Previous studies using high throughput gene expression profiling have identified gene expression patterns unique to NF1-PAs that distinguish these tumors from their sporadic counterparts (13, 14). Here, we have extended gene expression profiling using a larger set of NF1-PAs than previous studies (n = 11) to identify clinically relevant markers in PAs, and made several observations. First, while prior studies have only identified overexpressed genes in NF1-PAs compared to S-PAs, we identified several differentially expressed genes that were either overexpressed or underexpressed in NF1-PA compared to S-PA. Second, we validated the NF1-PA molecular signature at the protein level using a large number of clinically annotated samples. Third, we identified ALDH1L1 as an underexpressed transcript in aggressive PAs, independent of NF1 status.

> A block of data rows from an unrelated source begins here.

+constexpr int QK = 32;
+constexpr int QPIX = 32 * 64;
+constexpr int QPLANE = 9 * QPIX;
+constexpr int QBUF = 2 * QPLANE;
+
+constexpr int quad_pix(const int Q, const int i, const int tap) {
+    const int ry = (Q >> 1) + (i >> 1) - 1 + tap / 3, rx = (Q & 1) + (i & 1) - 1 + tap % 3;
+    return (ry >= 0 && ry <= 2 && rx >= 0 && rx <= 2) ? 3 * ry + rx : -1;
+}
+constexpr int quad_nvalid(const int Q, const int tap) {
+    int n = 0;
+    for (int i = 0; i < 4; ++i) n += quad_pix(Q, i, tap) >= 0;
+    return n;
+}
+struct quad_group { int tap, ks, i0, i1; bool first, last; };
+constexpr quad_group quad_group_at(const int Q, const int g) {
+    int n = 0;
+    for (int tap = 0; tap < 9; ++tap)
+        for (int ks = 0; ks < 2; ++ks) {
+            int v[4] = {-1, -1, -1, -1}, nv = 0;
+            for (int i = 0; i < 4; ++i)
+                if (quad_pix(Q, i, tap) >= 0) v[nv++] = i;
+            for (int k = 0; k < nv; k += 2, ++n)
+                if (n == g) return quad_group{tap, ks, v[k], k + 1 < nv ? v[k + 1] : -1, k == 0, k + 2 >= nv};
+        }
+    return quad_group{-1, 0, -1, -1, false, false};
+}
+constexpr int quad_ngroups(const int Q) {
+    int n = 0;
+    while (quad_group_at(Q, n).tap >= 0) ++n;
+    return n;
+}
+constexpr int quad_mfma3(const int Q) {
+    int n = 0;
+    for (int t = 0; t < 9; ++t) n += quad_nvalid(Q, t);
+    return n;
+}
+static_assert(quad_mfma3(0) == 25 && quad_mfma3(1) == 25 && quad_mfma3(2) == 25 && quad_mfma3(3) == 25, "4 + 6 + 6 + 9 per quadrant");
+static_assert(quad_ngroups(0) == 26 && quad_ngroups(1) == 26 && quad_ngroups(2) == 26 && quad_ngroups(3) == 26, "13 groups per k step");
+
+template <int I> using ic = std::integral_constant<int, I>;
+template <class F, int... Is>
+__device__ __forceinline__ void static_for(F&& f, std::integer_sequence<int, Is...>) { (f(ic<Is>{}), ...); }
+
+template <int AFF, int ACT>
+__global__ void __launch_bounds__(256, 2)
+conv_quad3_kernel(const ga_conv_desc d, const int tilesN, const int M, const int C, const int nkc) {
+    constexpr int WM = 1, WN = 4, TM = 4, TN = 1, BN = 128;
+    extern __shared__ __attribute__((aligned(16))) float smem[];
+    char* const sm = reinterpret_cast<char*>(smem);
+    const int bid = xcd_tile_id();
+    const int mt = bid / tilesN, nt = bid % tilesN, n0 = nt * BN;
+    const int quad = mt & 3, qy = quad >> 1, qx = quad & 1;
+    const int n_first = (mt >> 2) * 32;
+
+    const int tid = threadIdx.x, lane = tid & 63, wn = tid >> 6;
+    const int img = tid >> 3, c4 = tid & 7;
+    const int lrow = lane & 31, lh = lane >> 5;
+
+    const __amdgpu_buffer_rsrc_t rsrcX = __builtin_amdgcn_make_buffer_rsrc(const_cast<float*>(d.x), 0, d.x_bytes, 0x00020000);
+    const int pixb = d.ldx * 4;
+    const int gbase = (((n_first + img) * 4 + qy) * 4 + qx) * pixb + c4 * 16;
+    const int wbase = img * 64 + (((c4 >> 1) ^ ((img >> 2) & 3)) << 4) + ((c4 & 1) << 3);
+    const size_t prow = AFF == 2 ? (size_t)min(n_first + img, d.N - 1) * C : 0;
+    const float* const ptab_s = AFF ? d.pro_scale + prow + 4 * c4 : nullptr;
+    const float* const ptab_t = AFF ? d.pro_shift + prow + 4 * c4 : nullptr;
+    int rd[2];
+#pragma unroll
+    for (int ks = 0; ks < 2; ++ks) rd[ks] = lrow * 64 + (((2 * ks + lh) ^ ((lrow >> 2) & 3)) << 4);
+
+    const int splits = gridDim.y, split = blockIdx.y;
+    const int cper = (nkc + splits - 1) / splits;
+    const int cb = split * cper, ce = min(nkc, cb + cper);
+
+    floatx4 rpat[9], rs = {1.f, 1.f, 1.f, 1.f}, rt = {0.f, 0.f, 0.f, 0.f};
+    auto issue_patch = [&](const int chunk) __attribute__((always_inline)) {
+#pragma unroll
+        for (int j = 0; j < 9; ++j)
+            rpat[j] = __builtin_bit_cast(floatx4, __builtin_amdgcn_raw_buffer_load_b128(rsrcX, gbase, chunk * QK * 4 + ((j / 3) * 4 + j % 3) * pixb, 0));
+        if (AFF != 0) {
+            rs = *reinterpret_cast<const floatx4*>(ptab_s + chunk * QK);
+            rt = *reinterpret_cast<const floatx4*>(ptab_t + chunk * QK);
+        }
+    };
+    auto finish_patch = [&](const int buf) __attribute__((always_inline)) {
+        char* const Ph = sm + buf * QBUF + wbase;
+#pragma unroll
+        for (int j = 0; j < 9; ++j) {
+            floatx4 v = rpat[j];
+            if (AFF == 1) v = pro_affine4(v, rs, rt, d.flags & GA_CONV_PRO_PRELU);
+            if (AFF == 2) v = v * rs + rt;
+            v = pro_act4<ACT>(v);
+            if (AFF != 0) {
+#pragma unroll
+                for (int e = 0; e < 4; ++e) {
+                    float ve = v[e];
+                    asm volatile("" : "+v"(ve));
+                    v[e] = ve;
+                }
+            }
+            bf16x4 hi, lo;
+            split4(v, hi, lo);
+            *reinterpret_cast<bf16x4*>(Ph + j * QPIX) = hi;
+            *reinterpret_cast<bf16x4*>(Ph + j * QPIX + QPLANE) = lo;
+        }
+    };
+
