thread_local int g_launch_error = 0;
thread_local bool g_fin_written = false;
int g_splitk = 1;
float* g_dbg_splitk_ws = nullptr; int g_dbg_splitk_max = 0;
int splitk_slices(const GemmArgs& g) {
    if (!g_splitk || !g.splitk_ws || g.splitk_max < 2 || g.batch != 1 || g.gn_scale || g.c_mode != OUT_BF16 || g.N % 8 || 256 % (g.N / 8)) return 1;
    if (g.gn_part && (g.M % SPLITK_ROWS || g.act != ACT_NONE || (g.taps == 9 && (1 << g.logHW) % SPLITK_ROWS))) return 1;
    if (g.bias_m || g.gate || g.resid_f32 || g.deq_m || g.deq_n) return 1;
    const int K0 = g.taps * g.a0_C, K1 = g.a1 ? g.a1_C : 0;
    if (K0 % 64 || K1 % 64 || (g.taps == 9 && !g.a0_padded) || K0 + K1 < 2048) return 1;
    const int64_t tiles = ((g.M + 127) / 128) * ((g.N + 127) / 128);
    if (tiles >= 2 * NUM_CU) return 1;
    int S = (int)((2 * NUM_CU + tiles - 1) / tiles);
    if (S > g.splitk_max) S = g.splitk_max;
    while (S > 1 && (K0 + K1) / 32 / S < 16) --S;
    return S;
}
int w128_splitk_slices(const GemmArgs& g) {
    if (!g_splitk || !g_w128 || !g.splitk_ws || g.splitk_max < 2 || g.batch != 1 || !w128_ok(g) || g.a0_C < 3072) return 1;
    if (g.c_mode != OUT_F32 || !g.resid_f32 || g.resid || g.rowvec || g.bias_m || g.gn_part || g.act != ACT_NONE || g.epi_fp32_slab || g.N % 4 || g.c_ld % 4 || g.resid_f32_ld % 4) return 1;
    const int64_t tiles = (int64_t)((g.M + 255) / 256) * ((g.N + 255) / 256) * g.batch;
    if (tiles * 2 > NUM_CU) return 1;
    int S = (int)(NUM_CU / tiles);
    if (S > g.splitk_max) S = g.splitk_max;
    while (S > 1 && g.a0_C / BK / S < 16) --S;
    return S;
}
int launch_gemm_run(const GemmArgs& g0, hipStream_t s);
int launch_gemm(const GemmArgs& g0, hipStream_t s) {
    if (!g_gemm_prof.on || g_record) return launch_gemm_run(g0, s);
    GemmProf::Rec r;
    std::string tag;
    g_record = &tag; (void)launch_gemm_run(g0, s); g_record = nullptr;
    while (!tag.empty() && tag.back() == '\n') tag.pop_back();
    if (!g_gemm_prof.begin(r, s)) return launch_gemm_run(g0, s);
    r.tag = std::move(tag);
    const int bm = launch_gemm_run(g0, s);
    g_gemm_prof.end(r, s);
    return bm;
}
int launch_gemm_run(const GemmArgs& g0, hipStream_t s) {
    if (g_force_variant == V_AUTO) {
        const int S8 = w128_splitk_slices(g0);
        if (S8 > 1) {
            if (g_record) {
                char line[160];
                snprintf(line, sizeof(line), "%d %d %d %d %d %d splitk%d_w128_256x256/e7\n", g0.M, g0.N, g0.taps * g0.a0_C, 0, g0.taps, g0.batch, S8);
                *g_record += line;
                return 256;
            }
            GemmArgs p = g0;
            p.splitk = S8; p.c = g0.splitk_ws; p.c_mode = OUT_F32;
            const int nM = (p.M + 255) / 256, nN = (p.N + 255) / 256;
            p.raster_g = 0;
            hipLaunchKernelGGL((k_gemm_w128<9>), dim3(nM * nN, S8, p.batch), dim3(256), W128Cfg::LDS_BYTES, s, p);
            const int64_t per = (int64_t)g0.M * (g0.N / 4);
            hipLaunchKernelGGL(k_splitk_reduce_f32, dim3((unsigned)((per + 255) / 256), (unsigned)g0.batch), dim3(256), 0, s, g0.splitk_ws, S8, (int64_t)g0.batch * g0.M * g0.N, g0.M, g0.N,
                               g0.bias_n, g0.gate, g0.gate_ld, g0.log_rows_per_sample, g0.z_samples, g0.resid_f32, g0.resid_f32_ld, g0.c_bs, g0.scale,
                               reinterpret_cast<float*>(g0.c), g0.c_ld, g0.stream_f16);
            return 256;
        }
    }
    const int S = g_force_variant == V_AUTO ? splitk_slices(g0) : 1;
    if (S > 1) {
        if (g_record) {
            char line[160];
            snprintf(line, sizeof(line), "%d %d %d %d %d %d splitk%d_ring128x128/e9\n", g0.M, g0.N, g0.taps * g0.a0_C, g0.a1 ? g0.a1_C : 0, g0.taps, g0.batch, S);
            *g_record += line;
            return SPLITK_ROWS;
        }
        GemmArgs p = g0;
        p.splitk = S; p.c = g0.splitk_ws; p.c_mode = OUT_F32; p.batch = S;
        p.bias_n = nullptr; p.rowvec = nullptr; p.resid = nullptr; p.scale = 1.0f; p.act = ACT_NONE; p.gn_part = nullptr;
        launch_tiles<CfgR128x128>(&k_gemm_ring<2, 2, 4, 4, 4, 9>, p, s);
        hipLaunchKernelGGL(k_splitk_reduce, dim3((unsigned)((g0.M + SPLITK_ROWS - 1) / SPLITK_ROWS)), dim3(256), 0, s, g0.splitk_ws, S, g0.M, g0.N,
                           g0.bias_n, g0.rowvec, g0.rowvec_ld, g0.log_rows_per_sample, reinterpret_cast<const bf16*>(g0.resid), g0.resid_ld, g0.scale,
                           g0.act, reinterpret_cast<bf16*>(g0.c), g0.c_ld, reinterpret_cast<float2*>(g0.gn_part), g0.gn_quads);
        return SPLITK_ROWS;
    }
    const GemmArgs& g = g0;
    const int v = choose_variant(g);
    if (v == V_CONV_GN && !conv_gn_ok(g)) {
        if (g_record) {
            char line[160];
            snprintf(line, sizeof(line), "%d %d %d %d %d %d invalid_conv_gn/e0\n", g.M, g.N, g.taps * g.a0_C, g.a1 ? g.a1_C : 0, g.taps, g.batch);
            *g_record += line;
        } else g_launch_error = 1;
        return 256;
    }
    if (g_record) {
        char line[160];
        snprintf(line, sizeof(line), "%d %d %d %d %d %d %s/e%d\n", g.M, g.N, g.taps * g.a0_C, g.a1 ? g.a1_C : 0, g.taps, g.batch,
                 v == V_CONV_GN && conv_gn3_shape(g) >= 0 ? "conv_gn3" : variant_name(v), v == V_CONV_GN ? conv_gn_epi(g) : effective_epi(v, g));
        *g_record += line;
        return v == V_CONV_GN ? conv_gn_part_rows(g) : variant_bm(v);
    }
    switch (v) {
        case V_GENERIC: {
            const int nM = (g.M + BM - 1) / BM, nN = (g.N + BN - 1) / BN;
            hipLaunchKernelGGL(k_gemm_bf16, dim3(nM * nN, 1, g.batch), dim3(256), GEMM_LDS_BYTES, s, g);
            break;
        }
        case V_RING_64x128: NATINF_LAUNCH_EPI(EPI_R64, CfgR64x128, k_gemm_ring, 2, 2, 2, 4, 4) break;
        case V_RING_256x128_W4: NATINF_LAUNCH_EPI(EPI_RW4, CfgR256x128W4, k_gemm_ring, 2, 2, 8, 4, 3) break;
        case V_DMA_128x128_P: NATINF_LAUNCH_EPI(EPI_D128, CfgD128x128, k_gemm_dma, 2, 2, 4, 4, 2) break;
        case V_FP8_256x256: launch_tiles<CfgD256x256>(&k_gemm_fp8<false, 0>, g, s); break;
        case V_DMA_256x256_H: NATINF_LAUNCH_EPI(EPI_D256H, CfgD256x256, k_gemm_dma, 2, 4, 8, 4, 6) break;
        case V_DMA_512x128_H: NATINF_LAUNCH_EPI(EPI_D512H, CfgD512x128, k_gemm_dma, 4, 2, 8, 4, 6) break;
#ifdef NATINF_DEV
        case V_W128_A: launch_tiles<W128Cfg>(&k_gemm_w128<1, W128SchA>, g, s); break;
        case V_W128_D: launch_tiles<W128Cfg>(&k_gemm_w128<1, W128SchP>, g, s); break;
        case V_W128_X: launch_tiles<W128Cfg>(&k_gemm_w128<1, W128SchX>, g, s); break;
#endif
        case V_W128: {
            auto run_ = [&](auto t_) { launch_tiles<W128Cfg>(&k_gemm_w128<NATINF_EPI_OF(t_)>, g, s); };
            switch (effective_epi(v, g)) {
                case 1: epi_case<EPI_W128, 1>(run_); break;  case 4: epi_case<EPI_W128, 4>(run_); break;
                case 5: epi_case<EPI_W128, 5>(run_); break;  case 7: epi_case<EPI_W128, 7>(run_); break;
                case 8: epi_case<EPI_W128, 8>(run_); break;
                default: run_(std::integral_constant<int, 0>{}); break;
            }
            break;
        }
#ifdef NATINF_DEV
        case V_DMA_256x256: launch_tiles<CfgD256x256>(&k_gemm_dma<2, 4, 8, 4>, g, s); break;
        case V_DMA_256x128: launch_tiles<CfgD256x128>(&k_gemm_dma<4, 2, 4, 4>, g, s); break;
        case V_DMA_128x128: launch_tiles<CfgD128x128>(&k_gemm_dma<2, 2, 4, 4>, g, s); break;
        case V_RING_256x256: launch_tiles<CfgR256x256>(&k_gemm_ring<2, 4, 8, 4, 4>, g, s); break;
        case V_RING_256x128: launch_tiles<CfgR256x128>(&k_gemm_ring<4, 2, 4, 4, 6>, g, s); break;
        case V_RING_128x128: launch_tiles<CfgR128x128>(&k_gemm_ring<2, 2, 4, 4, 4>, g, s); break;
        case V_DMA_256x128_W4: launch_tiles<CfgD256x128W4>(&k_gemm_dma<2, 2, 8, 4>, g, s); break;
        case V_DMA_256x256_S: launch_tiles<CfgD256x256>(&k_gemm_dma<2, 4, 8, 4, 1>, g, s); break;
        case V_DMA_128x128_S: launch_tiles<CfgD128x128>(&k_gemm_dma<2, 2, 4, 4, 1>, g, s); break;
        case V_DMA_512x128: NATINF_LAUNCH_EPI(EPI_ALL, CfgD512x128, k_gemm_dma, 4, 2, 8, 4, 2) break;
        case V_PATCH_256x256: launch_tiles<CfgP256x256>(&k_conv_patch<2, 4, 8, 4, 344>, g, s); break;
        case V_PATCH_256x128: launch_tiles<CfgP256x128>(&k_conv_patch<4, 2, 4, 4, 400>, g, s); break;
        case V_DMA_256x256_P: NATINF_LAUNCH_EPI(EPI_ALL, CfgD256x256, k_gemm_dma, 2, 4, 8, 4, 2) break;
        case V_DMA_256x128W4_P: launch_tiles<CfgD256x128W4>(&k_gemm_dma<2, 2, 8, 4, 2>, g, s); break;
        case V_8PH_256x256: launch_tiles<Cfg8ph>(&k_gemm_8ph<0>, g, s); break;
        case V_8PH_NOPRIO: launch_tiles<Cfg8ph>(&k_gemm_8ph<1>, g, s); break;
        case V_8PH_READFIRST: launch_tiles<Cfg8ph>(&k_gemm_8ph<2>, g, s); break;
        case V_8PH_BOTH: launch_tiles<Cfg8ph>(&k_gemm_8ph<3>, g, s); break;
        case V_ABL_NODMA: launch_tiles<CfgD256x256>(&k_gemm_dma<2, 4, 8, 4, 3, 1>, g, s); break;
        case V_ABL_NOMFMA: launch_tiles<CfgD256x256>(&k_gemm_dma<2, 4, 8, 4, 4, 1>, g, s); break;
#endif
        case V_CONV_GN: {
            GemmArgs gw = g0;
            gw.w_warm = (g_cg_warm >> (g0.logW - 2)) & 1;
            const GemmArgs& g = gw;
            const int e = conv_gn_epi(g);
            const int e4 = e == 1 ? 0 : (e == 2 ? 1 : (e == 5 ? 2 : 3));
#define NATINF_CG2_LAUNCH(CFG, RES, WIDE)                                                                   \
            switch (e4) {                                                                                       \
                case 0: launch_tiles<CFG>(&k_conv_gn2<RES, WIDE, 1>, g, s); break;                              \
                case 1: launch_tiles<CFG>(&k_conv_gn2<RES, WIDE, 2>, g, s); break;                              \
                case 2: launch_tiles<CFG>(&k_conv_gn2<RES, WIDE, 5>, g, s); break;                              \
                default: launch_tiles<CFG>(&k_conv_gn2<RES, WIDE, 6>, g, s); break;                             \
            }
            if (const int sh3 = conv_gn3_shape(g); sh3 >= 0) {
                ncsn_cg3::launch(&g, sh3, e, (void*)s);
                g_fin_written = sh3 == 2 && g.fin_scale && (e == 2 || e == 6) && g.N == 256;
                return conv_gn_part_rows(g);
            }
            if (conv_gn_regw(g)) {
                if ((1 << g.logW) == 8 && g_cg8_tm4) {
                    switch (e4) {
                        case 0: launch_tiles<CfgH8T>(&k_conv_gn2<8, true, 1, 4>, g, s); break;
                        case 1: launch_tiles<CfgH8T>(&k_conv_gn2<8, true, 2, 4>, g, s); break;
                        case 2: launch_tiles<CfgH8T>(&k_conv_gn2<8, true, 5, 4>, g, s); break;
                        default: launch_tiles<CfgH8T>(&k_conv_gn2<8, true, 6, 4>, g, s); break;
                    }
                }
#ifdef NATINF_DEV
                else if ((1 << g.logW) == 8) { NATINF_CG2_LAUNCH(CfgH8W, 8, true) }
#endif
                else if ((1 << g.logW) == 4) {
                    switch (e4) {
                        case 0: launch_tiles<CfgH4T>(&k_conv_gn2<4, true, 1, 4, 2, 2>, g, s); break;
                        case 1: launch_tiles<CfgH4T>(&k_conv_gn2<4, true, 2, 4, 2, 2>, g, s); break;
                        case 2: launch_tiles<CfgH4T>(&k_conv_gn2<4, true, 5, 4, 2, 2>, g, s); break;
                        default: launch_tiles<CfgH4T>(&k_conv_gn2<4, true, 6, 4, 2, 2>, g, s); break;
                    }
                }
                else if ((1 << g.logW) == 32 && conv_gn_bm(g) == 128) { NATINF_CG2_LAUNCH(CfgH32W, 32, true) }
                else if ((1 << g.logW) == 32) { NATINF_CG2_LAUNCH(CfgH32, 32, false) }
                else if (conv_gn_bm(g) == 128) { NATINF_CG2_LAUNCH(CfgH16W, 16, true) }
                else { NATINF_CG2_LAUNCH(CfgH16, 16, false) }
            }
#undef NATINF_CG2_LAUNCH
#ifdef NATINF_DEV
#define NATINF_CG_LAUNCH(CFG, RES, WIDE)                                                                    \
            switch (e4) {                                                                                       \
                case 0: launch_tiles<CFG>(&k_conv_gn<RES, WIDE, 1>, g, s); break;                               \
                case 1: launch_tiles<CFG>(&k_conv_gn<RES, WIDE, 2>, g, s); break;                               \
                case 2: launch_tiles<CFG>(&k_conv_gn<RES, WIDE, 5>, g, s); break;                               \
                default: launch_tiles<CFG>(&k_conv_gn<RES, WIDE, 6>, g, s); break;                              \
            }
            else if ((1 << g.logW) == 32) { NATINF_CG_LAUNCH(CfgG32, 32, false) }
            else if (conv_gn_bm(g) == 128) { NATINF_CG_LAUNCH(CfgG16W, 16, true) }
            else { NATINF_CG_LAUNCH(CfgG16, 16, false) }
#undef NATINF_CG_LAUNCH
#endif
            return conv_gn_part_rows(g);
        }
        default: break;
    }
    return variant_bm(v);
}
inline int grid1d(int64_t n, int block = 256, int cap = 4096) {
    int64_t g = (n + block - 1) / block; return (int)(g < 1 ? 1 : (g > cap ? cap : g));
}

We validated the differential expression of CUGBP2, RANBP9, INFGR1 and ITGAV in NF1-PA compared to S-PA. These transcripts may be biologically relevant since CUGBP2 binds to the 3’ untranslated region of certain mRNAs, including COX2, and may affect their stability. This interaction has been previously explored in breast (21) and colon cancer (33). In the present study, we did not identify a relationship between CUGBP2 and COX2 expression, raising the possibility that CUGBP2 may have an alternative mechanism of action in PAs. ITGAV encodes the integrin alphav chain, which can mediate interactions with the extracellular matrix and facilitate signal transduction. ITGAV expression has prognostic importance in ovarian carcinoma (34), melanoma (35) and head and neck cancer (36). For example, the identification of polymorphisms in microRNA-binding sites for integrin genes have suggested that certain integrin alleles predict worse survival in patients with breast cancer (37) and susceptibility to hepatocellular carcinoma (38). RANBP9 belongs to the RAS superfamily, and is a GTP binding protein that interacts with the proto-oncogene MET (39) as well as HIPK2 (40). This association is intriguing, based on our recent finding that HIPK2 expression is increased in PA (23). It is also worth noting that RANBP9, through its interaction with MET, modulates Ras/Erk signaling, a pathway regulated by the NF1 protein, neurofibromin (39). Further studies of these proteins, including pathway analyses and functional characterization, will be necessary to define their specific roles in the pathogenesis of NF1-PA.

The identification of biomarkers that identify clinically aggressive PA has proven to be challenging. Although we did not find a gene expression signature that separates aggressive and typical PA subtypes, we identified ALDH1L1, FTHFD as an underexpressed gene in aggressive subtypes. ALDH1L1 is an enzyme involved in folate metabolism that catalyzes the conversion of 10-formyltetrahydrofolate (10-FTHF) to tetrahydrofolate, and may play a regulatory role in cell proliferation (41). A recent study has demonstrated this enzyme to be developmentally-regulated in the neural tube (42), where its expression correlates with decreased cellular proliferation. In a recent gene expression profile study of carefully isolated CNS cell types, Cahoy and colleagues identified ALDH1L1 as a specific astrocyte marker, more widely expressed in the brain than GFAP (43). Collectively, these findings suggest that ALDH1L1 is important in both brain development and astrocyte biology.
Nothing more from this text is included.